- TASK:
For each line of the data below that contains "static", return that line.
*** Block opens ***
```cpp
struct Exec {
  hdf_plan* p;
  char* ws;
// ... 692 lines not shown
  void* outs[4] = {out0, out1, out2, out3};
  Xf none;

  static const bool no_branch = getenv("HDF_NO_BRANCH_OVERLAP") != nullptr;
  Exec eb = e;
  hipStream_t bst = no_branch ? nullptr : e.fork_branch();
  if (bst) eb.st = bst, eb.on_branch = true;
  Rejoin rejoin{e, eb, bst != nullptr};
  const bool fused_at3 = !p->flat;
  const int flat = p->flat ? 1 : 0;
  const bool first_direct = bst && p->enc[0][0].Cin <= 4 &&
                            hdf_conv_first_takes(p->dtype, p->enc[0][0].Cin, p->enc[0][0].Cout, p->dims[0][0], p->dims[0][1],
                                                 p->dims[0][2], p->xin.pitch);
  hipStream_t pst = first_direct ? bst : e.st;
  if (first_direct) {
    HDF_TRY(hdf_launch_nchw_to_ndhwc(p->dtype, x, e.at(p->xin), batch, p->M, 16, p->vox(0), e.st));
    HDF_TRY(conv_forward(e, p->enc[0][0], p->xin, none));
  }
  HDF_TRY(hdf_launch_pack_batch(p->dtype, params, e.ws, p->pack_jobs.data(), (int)p->pack_jobs.size(), pst));
  if (p->tf_fwd_chain)
    HDF_TRY(tf_chain_pack(tf_dims(p, batch), tf_chain_params(p), p->nb, params, e.ws + p->tf_wpack, pst));
  hipEvent_t packed = bst ? e.order(pst, e.st, "the caller's stream behind the weight packs", first_direct) : nullptr;
  if (bst && !packed) return HDF_ERR_HIP;
  if (!first_direct) {
    HDF_TRY(hdf_launch_nchw_to_ndhwc(p->dtype, x, e.at(p->xin), batch, p->M, 16, p->vox(0), e.st));
    HDF_TRY(conv_forward(e, p->enc[0][0], p->xin, none));
  }
  const bool chain_first = first_direct && p->tf_fwd_chain;
  eb.tf_packed = first_direct ? nullptr : packed;
  if (chain_first) {
    HDF_TRY(transformer_forward(eb, x));
    if (!e.order(bst, e.st, "the caller's stream behind the branch stream's transformer (tf_done)")) return HDF_ERR_HIP;
  }
  e.conv_budget = (hdf_cu_budget() * 3 / 4) & ~7;
  HDF_TRY(conv_forward(e, p->enc[0][1], p->enc[0][0].y, xf_of(e, p->enc[0][0])));
  e.conv_budget = 0;
  if (!chain_first) HDF_TRY(transformer_forward(eb, x));
  if (packed) HDF_TRY(e.wait(bst, packed, "the branch stream behind the weight packs"));
  HDF_TRY(conv_forward(eb, p->deep, p->attnall, none));
  HDF_TRY(hdf_launch_upsample_fwd(p->dtype, eb.at(p->deep.y), p->deep.y.pitch, eb.f(p->deep.st.scale),
// ... 74 lines not shown
}

static int backward3d(hdf_plan* p, const float* x, const float* params, void* workspace, int64_t workspace_bytes,
                      const void* dout0, const void* dout1, const void* dout2, const void* dout3, float* grads,
                      int batch, int stages, hdf_stream stream, hipEvent_t* bev = nullptr) {
  HDF_CHECK_ARG(p->batch == batch, "backward: batch %d differs from the forward's %d", batch, p->batch);
  HDF_TRY(chain_flag_check(p));
  auto record = [&](int k, hipStream_t s) -> int {
    if (bev && hipEventRecord(bev[k], s) != hipSuccess) {
      hdf_set_error("backward: could not record the event of gradient bucket %d", k);
      return HDF_ERR_HIP;
    }
    return HDF_OK;
  };
  enum { BK_DEC = 0, BK_CHAIN = 1, BK_TF = 2, BK_ENC = 3, BK_ENC0 = 4 };
  auto record_joined = [&](int k, Exec& ex) -> int {
    if (!bev) return HDF_OK;
    if (ex.async && p->side) {
      if (!ex.order(ex.st, p->side, "the side stream behind the issuing stream (gradient bucket event)")) return HDF_ERR_HIP;
      return record(k, p->side);
    }
    return record(k, ex.st);
  };
  HDF_CHECK_ARG((size_t)workspace_bytes >= p->ws_bytes,
                "backward: workspace of %lld bytes holds a forward only (hdf_plan_workspace_bytes = %zu)",
                (long long)workspace_bytes, p->ws_bytes);
  Exec e{p, (char*)workspace, params, grads, batch, (hipStream_t)stream};
  static const bool no_async = getenv("HDF_NO_ASYNC_WGRAD") != nullptr;
  if (!no_async) {
    if (!p->side) p->side = make_stream(false);
// ... 76 lines not shown
      HDF_TRY(hdf_launch_wgrad_first(p->dtype, e.at(p->gA[k]), p->gA[k].pitch, c1.Cout, e.at(p->xin), p->xin.pitch, c1.Cin,
                                     e.B, p->dims[0][0], p->dims[0][1], p->dims[0][2], e.G(c1.w), 0, e.ws + p->wgrad_ws,
                                     p->wgrad_ws_bytes, e.wgrad_stream(), &fi));
      HDF_TRY(e.wgrad_done(p->gA[k]));
      first_fused = true;
    }
    if (!first_fused) {
      if (k > 0)
        HDF_TRY(norm_conv_backward(e, c1, p->gA[k], p->gY2[k], bsr, p->pooled[k - 1], none, &p->dP[k - 1], 0));
      else
        HDF_TRY(norm_conv_backward(e, c1, p->gA[k], p->gY2[k], bsr, p->xin, none, nullptr, 0));
    }
    if (k == 1) HDF_TRY(record_joined(BK_ENC, e));
    if (k == 0 && forked) {
      HDF_TRY(transformer_backward(eb, x));
      if (bev) {
        eb.join();
        HDF_TRY(record(BK_TF, eb.st));
      }
    }
  }

  if (!(stages & 6) || bev) e.join();
  HDF_TRY(record(BK_ENC0, e.st));
  }
  if (forked) {
    HDF_TRY(e.join_branch(eb));
    forked = false;
  } else {
    if (stages & 2) {
      HDF_TRY(upconv_chain_backward(e, batch));
      if (!(stages & 4) || bev) e.join();
      HDF_TRY(record(BK_CHAIN, e.st));
    }
    if (stages & 4) {
      HDF_TRY(transformer_backward(e, x));
      if (bev) {
        e.join();
        HDF_TRY(record(BK_TF, e.st));
      }
    }
  }
  e.join();
  if ((stages & 4) && p->tf_bwd_chain) {
    const unsigned* tmo = reinterpret_cast<const unsigned*>(e.ws + p->tf_sync) + (1 << 17) + p->M * batch * 32;
    hipLaunchKernelGGL(chain_poison_grads_kernel, dim3(1), dim3(256), 0, e.st, tmo, grads,
                       (int)std::min<int64_t>(p->total_floats, 4096));
    HDF_LAUNCH_CHECK();
  }
  return HDF_OK;
}

static int backward_any(hdf_plan* p, const float* x, const float* params, void* workspace, int64_t workspace_bytes,
                        const void* dout0, const void* dout1, const void* dout2, const void* dout3, float* grads,
                        int batch, int stages, hdf_stream stream, hipEvent_t* bev) {
  HDF_CHECK_ARG(p && x && params && workspace && grads, "backward: null argument");
  if (!p->is2d)
    return backward3d(p, x, params, workspace, workspace_bytes, dout0, dout1, dout2, dout3, grads, batch, stages, stream,
                      bev);
  HDF_CHECK_ARG(p->batch == batch && (size_t)workspace_bytes >= p->ws_bytes, "backward: batch / workspace mismatch");
  char* ws = (char*)workspace;
  hipStream_t st = (hipStream_t)stream;
  void* d3[4];
  const void* d2[4] = {dout0, dout1, dout2, dout3};
// ... 141 lines not shown
```

h-denseformer_amd/csrc/plan.hip:

```cpp
#include <cstdarg>
#include <cstring>

#include "plan_internal.h"
#include "transformer.h"

namespace {

void add_param(hdf_plan* p, const std::string& name, std::vector<int64_t> shape) {
  ParamInfo pi;
  pi.name = name;
  pi.shape = shape;
  pi.numel = 1;
  for (auto s : shape) pi.numel *= s;
  pi.offset = p->total_floats;
  p->total_floats += (pi.numel + 15) / 16 * 16;
  p->pidx[name] = (int64_t)p->params.size();
  p->params.push_back(pi);
}

void build_params(hdf_plan* p) {
  const int nf = p->nf, DM = p->DM;
  char buf[256];
  for (int m = 0; m < p->M; m++) {
    int64_t start = p->total_floats;
// ... 151 lines not shown
      Embed2dJob& last = p->ejobs.back();
      if (last.kind == 0 && last.stage == stage && last.off3 + last.n3 == pi.offset && last.off2 + last.n3 == q.offset) {
        last.n3 += n3;
        p->params2d.push_back(q);
        continue;
      }
    }
    p->ejobs.push_back(Embed2dJob{pi.offset, q.offset, n3, inner, (short)rep, (char)kind, stage});
    p->params2d.push_back(q);
  }
  HDF_CHECK_ARG((int)p->ejobs.size() <= HDF_MAX_EMBED_JOBS, "2-D plan: %d embedding jobs (max %d)", (int)p->ejobs.size(),
                HDF_MAX_EMBED_JOBS);
  return HDF_OK;
}

View mkview(hdf_plan* p, Bump& bp, const std::string& name, int lvl, int C, int batch) {
  View v;
  v.C = C;
  v.pitch = C;
  v.lvl = lvl;
  v.off = bp.take((size_t)batch * p->vox(lvl) * C * p->esz);
  if (!name.empty()) p->bufs[name] = v;
  return v;
}

}
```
*** Block closes ***
- ANSWER AREA:
  static const bool no_branch = getenv("HDF_NO_BRANCH_OVERLAP") != nullptr;
static int backward3d(hdf_plan* p, const float* x, const float* params, void* workspace, int64_t workspace_bytes,
  static const bool no_async = getenv("HDF_NO_ASYNC_WGRAD") != nullptr;
static int backward_any(hdf_plan* p, const float* x, const float* params, void* workspace, int64_t workspace_bytes,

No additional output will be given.